Would it be born a carrier or could you pull the kid and it would remain negative? Or are there variables? 
:whatgoat:


----------



## Crossroads Boers (Feb 19, 2011)

No, I don't think so. CAE is transmitted from the dam to kids through the milk... but not CL. CL is mainly transmitted from other goats having contact with the infected puss from a CL abscess.


----------



## Maureen (Jul 6, 2012)

They are not born carriers. Someone else can better explain. We have a goat from a doe who was symptomatic with CL during late pregnancy. We culled the doe, c-sectioned the kids near the due date and bottle raised. The doeling that we have is now 2 and negative.


----------



## happybleats (Sep 12, 2010)

Its the pus that is infectious, babies are not born with it....As long as there is not a CL cyst in the udder to burst and infect the milk or as long as moms CL cysts are not burst then baby will be fine...take precaustions to protect the kids...


----------



## Escapegoat (Dec 25, 2014)

Thank you! So now then I guess my question would be if it is risky to let a doe with no current symptoms birth naturally and bottle raise the kid? Or is dam raising even ok if the doe had no current symptoms...

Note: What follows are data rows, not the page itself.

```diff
@@ -221,69 +445,8 @@
          "                                                        const double (&ps)[RL_MAXPS], double& f,",
          "                                                        double (&jy)[RL_MAXJY], double (&jp)[RL_MAXJP]) {",
          "    (void)t; (void)ys; (void)ps;"]
-    smap = {'t': 't'}
-    for s in range(meta['max_ys']):
-        smap['YS_%d' % s] = 'ys[%d]' % s
-    for s in range(meta['max_ps']):
-        smap['PS_%d' % s] = 'ps[%d]' % s
-    pr = make_printer(smap)
-    last = len(classes) - 1
-    for ci in range(last):
-        L.append("    const bool is%d = (cls == %d);" % (ci, ci))
-    is_last_at = len(L)
-    per_class = [cse(list(c['canon']), symbols=sympy.numbered_symbols('c%d_x' % ci), optimizations='basic')
-                 for ci, c in enumerate(classes)]
-    shared, hoisted = _plan_hoist(per_class, pr) if hoist and len(classes) > 1 else ([{} for _ in classes], [])
-    stmts = OrderedDict()
-    for ci, (repl, _) in enumerate(per_class):
-        pr.shared = shared[ci]
-        for sym, e in repl:
-            stmts[str(sym)] = "    const double %s = %s;" % (sym, pr.doprint(e))
-    for h in hoisted:
-        stmts[h['name']] = "    const double %s = %s;   // classes %s" % (
-            h['name'], _sel_template(h), ", ".join(str(ci) for ci in h['classes']))
-    emitted = set()
-
-    def emit_stmt(name):
-        if name in emitted:
-            return
-        emitted.add(name)
-        for dep in _NAME.findall(stmts[name].split('=', 1)[1]):
-            if dep in stmts:
-                emit_stmt(dep)
-        L.append(stmts[name])
-
-    bodies = []
-    for ci, c in enumerate(classes):
-        L.append("    // class %d: rows %s" % (ci, ", ".join(str(r) for r in c['rows'])))
-        pr.shared = shared[ci]
-        for sym, _ in per_class[ci][0]:
-            emit_stmt(str(sym))
-        bodies.append([pr.doprint(e) for e in per_class[ci][1]])
-    pr.shared = {}
-    for h in hoisted:
-        emit_stmt(h['name'])
-    if any("(is%d," % last in ln for ln in L[is_last_at:]):
-        L.insert(is_last_at, "    const bool is%d = (cls == %d);" % (last, last))
-
-    def chain(kind, k):
-        def of(ci):
-            c = classes[ci]
-            if kind == 'f':
-                return bodies[ci][0]
-            if kind == 'jy':
-                return bodies[ci][1 + k] if k < c['n_jy'] else "0.0"
-            return bodies[ci][1 + c['n_jy'] + k] if k < c['n_jp'] else "0.0"
-        expr = of(last)
-        for ci in range(last - 1, -1, -1):
-            expr = "SBM_SEL(is%d, %s, %s)" % (ci, of(ci), expr)
-        return expr
-
-    L.append("    f = %s;" % chain('f', 0))
-    for k in range(meta['max_jy']):
-        L.append("    jy[%d] = %s;" % (k, chain('jy', k)))
-    for k in range(meta['max_jp']):
-        L.append("    jp[%d] = %s;" % (k, chain('jp', k)))
+    L += _dispatch_body(classes, dict(ys=meta['max_ys'], ps=meta['max_ps'], jy=meta['max_jy'], jp=meta['max_jp']),
+                        make_printer, hoist=hoist, share_products=meta.get('share_products', False))
     where = {}
     for i in range(n):
         for k, (e_idx, c) in enumerate(d.jy_rows[i]):
@@ -316,7 +479,7 @@
           "    (void)jy; (void)sj;"]
     for i in range(n):
         expr = "acol[%d]" % i
-        for e_idx, c in d.jy_rows[i]:
+        for e_idx, c in d.jy_base[i]:
             if e_idx in static_idx:
                 expr = "fma(sj[%d], z[%d], %s)" % (static_idx[e_idx], c, expr)
             else:
@@ -332,8 +495,8 @@
           "    (void)jyl;"]
     for i in range(n):
         expr = "acol[%d]" % i
-        for k, (e_idx, c) in enumerate(d.jy_rows[i]):
-            expr = "fma(jyl[%d], z[%d], %s)" % (i * meta['max_jy'] + k, c, expr)
+        for e_idx, c in d.jy_base[i]:
+            expr = "fma(jyl[%d], z[%d], %s)" % (i * meta['max_jy'] + where[e_idx][1], c, expr)
         L.append("    dz[%d] = %s;" % (i, expr))
     L += ["  }"]
     return L
```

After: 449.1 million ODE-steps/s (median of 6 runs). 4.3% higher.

Is there a way to tell if there is cysts in udder? (Sorry I've found so little info online!)


----------



## Maureen (Jul 6, 2012)

After going through what we did with the CL+ doe, I personally would not take the chance on dam raising. The doe could have cysts internally, in the udder, etc. IMO, it isn't worth the risk of keeping the disease around by potentially infecting another goat. Even if she isn't showing symptoms.


----------



## CountyLineAcres (Jan 22, 2014)

It would be safer to bottle raise the kid. Stress can also cause CL abscesses, so the dam would be more likely to develop cysts after kidding.


----------



## happybleats (Sep 12, 2010)

Did your goat test positive or did she actually have cystes?? Personally if there are no CL cysts formed and she is healthy other wise I dont see any reason not to let her raise her babies...the chances of CL forming in the udder are rare and usually happens with a heavy infected goat, but it can happen, so each producer needs to make their own choice...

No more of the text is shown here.